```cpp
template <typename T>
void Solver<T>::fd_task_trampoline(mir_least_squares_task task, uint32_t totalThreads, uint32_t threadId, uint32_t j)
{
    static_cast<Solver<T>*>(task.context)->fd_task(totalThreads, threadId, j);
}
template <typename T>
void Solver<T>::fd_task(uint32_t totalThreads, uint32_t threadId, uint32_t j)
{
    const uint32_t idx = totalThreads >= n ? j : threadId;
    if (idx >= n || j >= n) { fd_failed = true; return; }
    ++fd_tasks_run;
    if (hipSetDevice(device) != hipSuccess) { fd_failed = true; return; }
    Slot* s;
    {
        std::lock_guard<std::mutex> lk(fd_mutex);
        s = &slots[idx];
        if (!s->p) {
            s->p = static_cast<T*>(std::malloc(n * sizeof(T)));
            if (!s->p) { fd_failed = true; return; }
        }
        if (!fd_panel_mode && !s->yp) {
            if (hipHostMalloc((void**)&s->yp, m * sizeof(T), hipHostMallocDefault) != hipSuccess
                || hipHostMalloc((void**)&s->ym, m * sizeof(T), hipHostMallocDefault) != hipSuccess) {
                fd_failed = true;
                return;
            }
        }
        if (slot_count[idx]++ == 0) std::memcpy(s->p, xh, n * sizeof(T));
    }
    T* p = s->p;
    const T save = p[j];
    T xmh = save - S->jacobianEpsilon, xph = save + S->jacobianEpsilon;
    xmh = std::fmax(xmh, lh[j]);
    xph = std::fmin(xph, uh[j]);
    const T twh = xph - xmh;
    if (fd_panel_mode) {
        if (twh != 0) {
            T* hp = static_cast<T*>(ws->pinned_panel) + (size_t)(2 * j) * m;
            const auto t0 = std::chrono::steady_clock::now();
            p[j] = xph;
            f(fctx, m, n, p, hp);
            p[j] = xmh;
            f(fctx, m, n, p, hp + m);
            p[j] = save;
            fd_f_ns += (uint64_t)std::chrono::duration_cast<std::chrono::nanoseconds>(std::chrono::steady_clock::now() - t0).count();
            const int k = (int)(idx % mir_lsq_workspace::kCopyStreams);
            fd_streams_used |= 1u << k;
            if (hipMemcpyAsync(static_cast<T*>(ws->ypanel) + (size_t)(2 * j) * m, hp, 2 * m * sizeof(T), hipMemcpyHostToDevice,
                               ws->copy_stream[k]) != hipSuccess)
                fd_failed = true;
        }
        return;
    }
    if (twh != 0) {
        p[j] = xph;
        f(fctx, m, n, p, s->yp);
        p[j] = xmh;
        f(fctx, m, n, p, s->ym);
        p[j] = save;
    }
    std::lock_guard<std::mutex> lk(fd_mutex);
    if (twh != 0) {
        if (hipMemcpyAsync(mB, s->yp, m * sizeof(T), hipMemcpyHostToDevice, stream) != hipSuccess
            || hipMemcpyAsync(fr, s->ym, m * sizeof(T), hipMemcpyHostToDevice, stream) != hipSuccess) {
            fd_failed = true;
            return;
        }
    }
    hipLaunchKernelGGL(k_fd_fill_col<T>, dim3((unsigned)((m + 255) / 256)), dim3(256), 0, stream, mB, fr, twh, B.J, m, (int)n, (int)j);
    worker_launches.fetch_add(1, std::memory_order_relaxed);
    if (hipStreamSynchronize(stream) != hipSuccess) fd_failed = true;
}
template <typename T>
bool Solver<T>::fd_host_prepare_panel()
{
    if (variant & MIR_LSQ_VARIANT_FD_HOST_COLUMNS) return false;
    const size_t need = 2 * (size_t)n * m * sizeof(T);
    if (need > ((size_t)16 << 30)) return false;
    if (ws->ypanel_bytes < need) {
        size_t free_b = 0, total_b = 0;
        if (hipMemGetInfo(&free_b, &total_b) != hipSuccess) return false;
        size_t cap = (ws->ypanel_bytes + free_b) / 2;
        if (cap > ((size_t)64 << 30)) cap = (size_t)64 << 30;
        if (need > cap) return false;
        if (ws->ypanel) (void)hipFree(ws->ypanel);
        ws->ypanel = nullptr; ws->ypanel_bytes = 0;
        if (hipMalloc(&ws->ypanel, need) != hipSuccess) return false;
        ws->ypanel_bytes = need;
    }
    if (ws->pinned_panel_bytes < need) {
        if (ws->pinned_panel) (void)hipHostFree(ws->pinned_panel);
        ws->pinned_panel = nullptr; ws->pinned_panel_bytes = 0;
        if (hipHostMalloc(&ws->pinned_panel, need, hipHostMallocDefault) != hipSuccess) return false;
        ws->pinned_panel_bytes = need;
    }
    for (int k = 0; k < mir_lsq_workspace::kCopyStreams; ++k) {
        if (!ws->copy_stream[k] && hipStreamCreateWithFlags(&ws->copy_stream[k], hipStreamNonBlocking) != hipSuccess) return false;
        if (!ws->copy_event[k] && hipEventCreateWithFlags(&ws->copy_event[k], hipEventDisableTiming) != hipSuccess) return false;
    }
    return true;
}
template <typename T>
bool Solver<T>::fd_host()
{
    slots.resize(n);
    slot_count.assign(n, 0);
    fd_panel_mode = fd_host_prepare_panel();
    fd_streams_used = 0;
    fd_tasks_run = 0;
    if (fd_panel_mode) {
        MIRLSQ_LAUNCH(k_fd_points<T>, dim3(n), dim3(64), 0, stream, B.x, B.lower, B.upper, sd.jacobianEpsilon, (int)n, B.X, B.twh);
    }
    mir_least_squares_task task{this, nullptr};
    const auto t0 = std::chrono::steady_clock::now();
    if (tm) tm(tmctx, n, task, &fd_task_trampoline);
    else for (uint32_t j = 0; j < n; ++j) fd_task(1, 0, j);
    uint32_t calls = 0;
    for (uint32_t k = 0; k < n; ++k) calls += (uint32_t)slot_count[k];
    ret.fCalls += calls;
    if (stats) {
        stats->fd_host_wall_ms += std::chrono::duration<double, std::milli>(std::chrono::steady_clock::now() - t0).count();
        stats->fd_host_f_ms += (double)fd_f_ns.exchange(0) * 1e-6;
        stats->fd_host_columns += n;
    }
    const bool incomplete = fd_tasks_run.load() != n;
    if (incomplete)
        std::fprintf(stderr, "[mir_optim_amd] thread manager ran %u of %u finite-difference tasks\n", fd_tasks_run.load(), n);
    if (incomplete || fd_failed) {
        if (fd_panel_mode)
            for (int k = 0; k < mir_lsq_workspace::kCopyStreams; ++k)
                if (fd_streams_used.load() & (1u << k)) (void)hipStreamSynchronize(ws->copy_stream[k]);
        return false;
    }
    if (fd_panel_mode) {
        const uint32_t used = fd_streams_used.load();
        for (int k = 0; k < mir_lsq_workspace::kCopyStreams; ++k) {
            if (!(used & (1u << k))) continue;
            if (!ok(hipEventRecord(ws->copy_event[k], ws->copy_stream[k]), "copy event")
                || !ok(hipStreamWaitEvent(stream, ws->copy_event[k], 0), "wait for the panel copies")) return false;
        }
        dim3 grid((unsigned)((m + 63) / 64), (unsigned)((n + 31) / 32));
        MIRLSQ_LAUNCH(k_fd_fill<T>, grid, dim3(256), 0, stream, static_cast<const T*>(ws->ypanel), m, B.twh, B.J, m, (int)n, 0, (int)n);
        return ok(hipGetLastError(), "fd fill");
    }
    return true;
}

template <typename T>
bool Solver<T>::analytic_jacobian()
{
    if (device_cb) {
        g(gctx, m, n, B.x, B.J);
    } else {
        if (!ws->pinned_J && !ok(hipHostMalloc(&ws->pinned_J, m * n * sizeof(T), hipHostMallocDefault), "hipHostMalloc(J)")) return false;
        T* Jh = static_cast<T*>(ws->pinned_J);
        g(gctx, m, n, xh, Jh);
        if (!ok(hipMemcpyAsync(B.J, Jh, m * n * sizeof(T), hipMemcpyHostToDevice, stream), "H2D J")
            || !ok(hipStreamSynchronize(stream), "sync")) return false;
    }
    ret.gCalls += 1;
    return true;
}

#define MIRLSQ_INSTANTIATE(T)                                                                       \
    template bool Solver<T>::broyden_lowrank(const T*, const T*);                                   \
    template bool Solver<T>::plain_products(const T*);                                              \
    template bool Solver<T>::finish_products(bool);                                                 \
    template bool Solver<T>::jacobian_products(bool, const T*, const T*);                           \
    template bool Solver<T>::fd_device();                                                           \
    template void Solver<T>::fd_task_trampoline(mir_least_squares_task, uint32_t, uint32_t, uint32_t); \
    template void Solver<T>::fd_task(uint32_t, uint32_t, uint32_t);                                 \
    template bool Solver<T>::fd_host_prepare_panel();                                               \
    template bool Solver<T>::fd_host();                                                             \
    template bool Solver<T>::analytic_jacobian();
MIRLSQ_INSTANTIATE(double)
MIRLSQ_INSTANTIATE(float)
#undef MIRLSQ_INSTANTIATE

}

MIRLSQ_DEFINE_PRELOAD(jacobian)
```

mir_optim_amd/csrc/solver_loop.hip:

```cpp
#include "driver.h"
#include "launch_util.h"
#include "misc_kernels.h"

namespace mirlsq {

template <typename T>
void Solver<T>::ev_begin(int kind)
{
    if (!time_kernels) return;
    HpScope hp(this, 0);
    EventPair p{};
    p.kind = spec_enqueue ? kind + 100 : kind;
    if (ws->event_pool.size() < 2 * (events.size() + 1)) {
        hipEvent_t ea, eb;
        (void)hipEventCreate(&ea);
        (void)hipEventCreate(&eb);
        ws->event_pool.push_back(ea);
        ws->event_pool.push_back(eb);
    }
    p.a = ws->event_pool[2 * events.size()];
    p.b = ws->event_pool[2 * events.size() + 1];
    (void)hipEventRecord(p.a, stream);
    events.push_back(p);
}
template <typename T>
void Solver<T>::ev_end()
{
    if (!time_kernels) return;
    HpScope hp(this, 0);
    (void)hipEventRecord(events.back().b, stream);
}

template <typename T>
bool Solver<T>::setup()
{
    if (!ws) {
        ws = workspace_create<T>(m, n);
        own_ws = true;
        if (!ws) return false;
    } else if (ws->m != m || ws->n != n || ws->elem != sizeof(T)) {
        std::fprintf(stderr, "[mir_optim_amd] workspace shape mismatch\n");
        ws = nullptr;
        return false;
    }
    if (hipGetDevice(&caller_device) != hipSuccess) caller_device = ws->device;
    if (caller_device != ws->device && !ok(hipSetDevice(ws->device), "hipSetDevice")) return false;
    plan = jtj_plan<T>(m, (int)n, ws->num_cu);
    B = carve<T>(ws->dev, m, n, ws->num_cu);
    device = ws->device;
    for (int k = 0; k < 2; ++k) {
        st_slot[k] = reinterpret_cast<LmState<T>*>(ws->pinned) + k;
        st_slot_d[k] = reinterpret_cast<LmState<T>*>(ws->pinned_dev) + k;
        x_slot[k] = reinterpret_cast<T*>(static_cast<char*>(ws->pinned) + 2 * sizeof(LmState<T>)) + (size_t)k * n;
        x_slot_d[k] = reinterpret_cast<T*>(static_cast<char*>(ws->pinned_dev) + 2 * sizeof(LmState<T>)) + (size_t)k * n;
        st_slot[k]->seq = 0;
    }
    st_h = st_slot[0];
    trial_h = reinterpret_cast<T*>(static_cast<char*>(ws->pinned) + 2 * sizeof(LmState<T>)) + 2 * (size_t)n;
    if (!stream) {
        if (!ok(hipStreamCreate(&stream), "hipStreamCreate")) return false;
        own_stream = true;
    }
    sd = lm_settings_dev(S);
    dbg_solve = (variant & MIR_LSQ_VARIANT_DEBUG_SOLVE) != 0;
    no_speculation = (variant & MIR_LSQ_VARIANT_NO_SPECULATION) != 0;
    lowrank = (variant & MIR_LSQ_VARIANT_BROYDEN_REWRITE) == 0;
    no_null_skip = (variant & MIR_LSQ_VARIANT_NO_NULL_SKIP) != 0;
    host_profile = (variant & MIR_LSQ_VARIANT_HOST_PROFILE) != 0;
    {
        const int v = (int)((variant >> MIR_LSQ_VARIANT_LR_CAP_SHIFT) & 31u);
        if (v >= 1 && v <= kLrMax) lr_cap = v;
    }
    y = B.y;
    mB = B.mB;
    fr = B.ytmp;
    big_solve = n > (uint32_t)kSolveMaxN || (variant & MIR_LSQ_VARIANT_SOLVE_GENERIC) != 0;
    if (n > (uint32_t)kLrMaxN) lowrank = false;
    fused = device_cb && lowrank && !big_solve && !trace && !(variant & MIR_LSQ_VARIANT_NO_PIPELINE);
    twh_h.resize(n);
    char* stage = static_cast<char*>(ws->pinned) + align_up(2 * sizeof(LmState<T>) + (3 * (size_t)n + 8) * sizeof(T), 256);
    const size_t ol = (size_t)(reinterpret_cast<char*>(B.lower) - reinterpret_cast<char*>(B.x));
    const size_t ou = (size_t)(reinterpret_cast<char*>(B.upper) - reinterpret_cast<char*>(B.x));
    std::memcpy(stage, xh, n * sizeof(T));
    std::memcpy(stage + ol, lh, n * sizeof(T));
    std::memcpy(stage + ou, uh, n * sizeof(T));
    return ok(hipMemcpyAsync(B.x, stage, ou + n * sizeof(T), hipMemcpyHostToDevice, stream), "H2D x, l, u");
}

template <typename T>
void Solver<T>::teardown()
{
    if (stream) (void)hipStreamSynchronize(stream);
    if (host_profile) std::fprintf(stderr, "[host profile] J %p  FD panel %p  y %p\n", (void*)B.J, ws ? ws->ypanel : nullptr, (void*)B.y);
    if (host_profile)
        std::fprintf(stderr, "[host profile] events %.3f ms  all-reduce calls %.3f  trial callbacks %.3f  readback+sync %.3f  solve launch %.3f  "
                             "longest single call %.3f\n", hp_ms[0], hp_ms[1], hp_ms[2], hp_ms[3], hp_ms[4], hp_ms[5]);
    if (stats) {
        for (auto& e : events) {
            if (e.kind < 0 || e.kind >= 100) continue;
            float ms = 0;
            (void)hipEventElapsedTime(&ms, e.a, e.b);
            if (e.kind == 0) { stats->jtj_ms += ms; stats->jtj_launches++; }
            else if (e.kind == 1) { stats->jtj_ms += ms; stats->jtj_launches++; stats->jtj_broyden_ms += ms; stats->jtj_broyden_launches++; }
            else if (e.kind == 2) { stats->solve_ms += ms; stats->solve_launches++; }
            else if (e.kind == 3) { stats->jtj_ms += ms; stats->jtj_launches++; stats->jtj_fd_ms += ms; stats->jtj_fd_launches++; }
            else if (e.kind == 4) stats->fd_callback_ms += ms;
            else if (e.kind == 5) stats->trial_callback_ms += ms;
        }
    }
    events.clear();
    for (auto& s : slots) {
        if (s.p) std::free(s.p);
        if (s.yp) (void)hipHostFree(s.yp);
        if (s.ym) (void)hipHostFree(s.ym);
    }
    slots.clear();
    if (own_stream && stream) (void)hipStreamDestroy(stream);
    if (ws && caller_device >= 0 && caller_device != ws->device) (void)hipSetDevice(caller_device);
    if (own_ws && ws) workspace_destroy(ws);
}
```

____

Would you copy every line of the entries in which "stats" appears?

    if (stats) {
        stats->fd_host_wall_ms += std::chrono::duration<double, std::milli>(std::chrono::steady_clock::now() - t0).count();
        stats->fd_host_f_ms += (double)fd_f_ns.exchange(0) * 1e-6;
        stats->fd_host_columns += n;
    if (stats) {
            if (e.kind == 0) { stats->jtj_ms += ms; stats->jtj_launches++; }
            else if (e.kind == 1) { stats->jtj_ms += ms; stats->jtj_launches++; stats->jtj_broyden_ms += ms; stats->jtj_broyden_launches++; }
            else if (e.kind == 2) { stats->solve_ms += ms; stats->solve_launches++; }
            else if (e.kind == 3) { stats->jtj_ms += ms; stats->jtj_launches++; stats->jtj_fd_ms += ms; stats->jtj_fd_launches++; }
            else if (e.kind == 4) stats->fd_callback_ms += ms;
            else if (e.kind == 5) stats->trial_callback_ms += ms;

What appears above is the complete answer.